11. In Paragraph 10, Adding a basic auxiliary material to the above lithium sulfate solution to adjust the pH to 7 to 9 Method for purifying lithium sulfate solution.
12. In Paragraph 10, The above basic auxiliary raw material comprises at least one selected from the group consisting of NaOH, LiOH, Ca(OH)2, CaCO3, CaO, and combinations thereof. Method for purifying lithium sulfate solution.

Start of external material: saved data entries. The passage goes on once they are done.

@@ -199,26 +225,25 @@
     __shared__ uint64_t s_wave[kWavesPerBlock];
     __shared__ uint64_t s_carry;
     __shared__ int s_ok;
+    __shared__ uint32_t s_max_range;
     const int lane = lane_id(), wave = threadIdx.x >> 6;
     if (threadIdx.x == 0) {
         s_carry = 0;
         s_ok = 1;
+        s_max_range = 0;
     }
     __syncthreads();
     for (int32_t p0 = 0; p0 < n_panes; p0 += kBlock) {
         const int32_t p = p0 + (int32_t)threadIdx.x;
         int64_t base = 0, range = 0;
         if (p < n_panes && pane_win_ptr[p + 1] != pane_win_ptr[p] && seg_off[2 * p + 1] > seg_off[2 * p]) {
-            int32_t mn = 0x7fffffff, mx = (int32_t)0x80000000;
-            for (int b = 0; b < kRangeBlocks; ++b) {
-                mn = min(mn, rng[((size_t)p * kRangeBlocks + b) * 2]);
-                mx = max(mx, rng[((size_t)p * kRangeBlocks + b) * 2 + 1]);
-            }
+            const int32_t mn = rng[(size_t)p * 2], mx = rng[(size_t)p * 2 + 1];
             if (mn <= mx && !q5_pane_layout(mn, mx, &base, &range)) {
                 s_ok = 0;
                 range = 0;
             }
         }
+        if (range) atomicMax(&s_max_range, (uint32_t)range);
         const uint64_t incl = wave_incl_scan_u64((uint64_t)range);
         if (lane == 63) s_wave[wave] = incl;
         __syncthreads();
@@ -264,6 +289,7 @@
         info[0] = cnt_total;
         info[1] = scan_total;
         info[2] = ok ? 1 : 0;
+        info[3] = s_max_range;
     }
 }
 
@@ -271,9 +297,27 @@
                                                           uint64_t cnt_from, uint64_t *__restrict__ tables, uint64_t table_words,
                                                           uint64_t *__restrict__ meta, uint64_t meta_words, int32_t *__restrict__ slow_list,
                                                           uint32_t *__restrict__ block_max, uint64_t block_max_words, int c16, LayoutArgs lay,
-                                                          const uint64_t *__restrict__ cnt_info) {
+                                                          const uint64_t *__restrict__ cnt_info, const PaneDesc *__restrict__ pane_clean,
+                                                          uint64_t *__restrict__ layout_info) {
     if (lay.rng && blockIdx.x == 0) q5_layout_block(lay.rng, lay.pane_win_ptr, lay.seg_off, lay.n_panes, lay.n_win, lay.capacity, lay.budget_bytes, lay.panes, lay.wins, lay.info);
     uint64_t cnt = cnt_host;
+    if (pane_clean) {
+        const PaneDesc pd = pane_clean[blockIdx.y];
+        if (pd.cnt_off + (uint64_t)pd.range <= cnt_host) {
+            uint32_t *mine = counters + (c16 ? pd.cnt_off / 2 : pd.cnt_off);
+            const uint64_t words = c16 ? pd.range / 2 : pd.range;
+            for (uint64_t i = (uint64_t)blockIdx.x * kBlock + threadIdx.x; i * 4 < words; i += (uint64_t)gridDim.x * kBlock) {
+                uint32_t *p = mine + i * 4;
+                __builtin_nontemporal_store(0u, p);
+                __builtin_nontemporal_store(0u, p + 1);
+                __builtin_nontemporal_store(0u, p + 2);
+                __builtin_nontemporal_store(0u, p + 3);
+            }
+        }
+        if (blockIdx.y != 0) return;
+        if (blockIdx.x == 0 && threadIdx.x == 0) layout_info[2] = 1;
+        cnt = 0;
+    } else
     if (cnt_info) cnt = cnt_info[2] ? (cnt_info[0] < cnt_host ? cnt_info[0] : cnt_host) : 0;
     if (c16) cnt = (cnt + 1) / 2;
     const uint64_t i0 = (uint64_t)blockIdx.x * kBlock + threadIdx.x, stride = (uint64_t)gridDim.x * kBlock;
@@ -1010,7 +1054,8 @@
                                                                    const int32_t *__restrict__ sel_key, uint32_t out_cap, int32_t *__restrict__ out_auction,
                                                                    uint64_t *__restrict__ out_num, uint64_t *__restrict__ h_fin,
                                                                    const unsigned long long *__restrict__ pane_sum, const unsigned long long *__restrict__ tab_rows,
-                                                                   const int64_t *__restrict__ seg_off, const int32_t *__restrict__ pane_win_ptr, int32_t n_panes) {
+                                                                   const int64_t *__restrict__ seg_off, const int32_t *__restrict__ pane_win_ptr, int32_t n_panes,
+                                                                   int pane_report) {
     __shared__ uint64_t s_k[kFinishMax];
     __shared__ uint32_t s_bad;
     const uint32_t *tail = reinterpret_cast<const uint32_t *>(meta + 2 * (size_t)n_win);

13. In Paragraph 12, The impurity precipitated by adding the above basic auxiliary raw material comprises at least one selected from the group consisting of silica, aluminum, iron, and combinations thereof. Method for purifying lithium sulfate solution.
14. In Paragraph 1, The above lithium-containing ore and the above crushed waste refractory material are mixed in a mass ratio of 86 to 96: 4 to 14. Method for purifying lithium sulfate solution.
15. In Paragraph 1, The above lithium-containing ore includes spodumene Method for purifying lithium sulfate solution.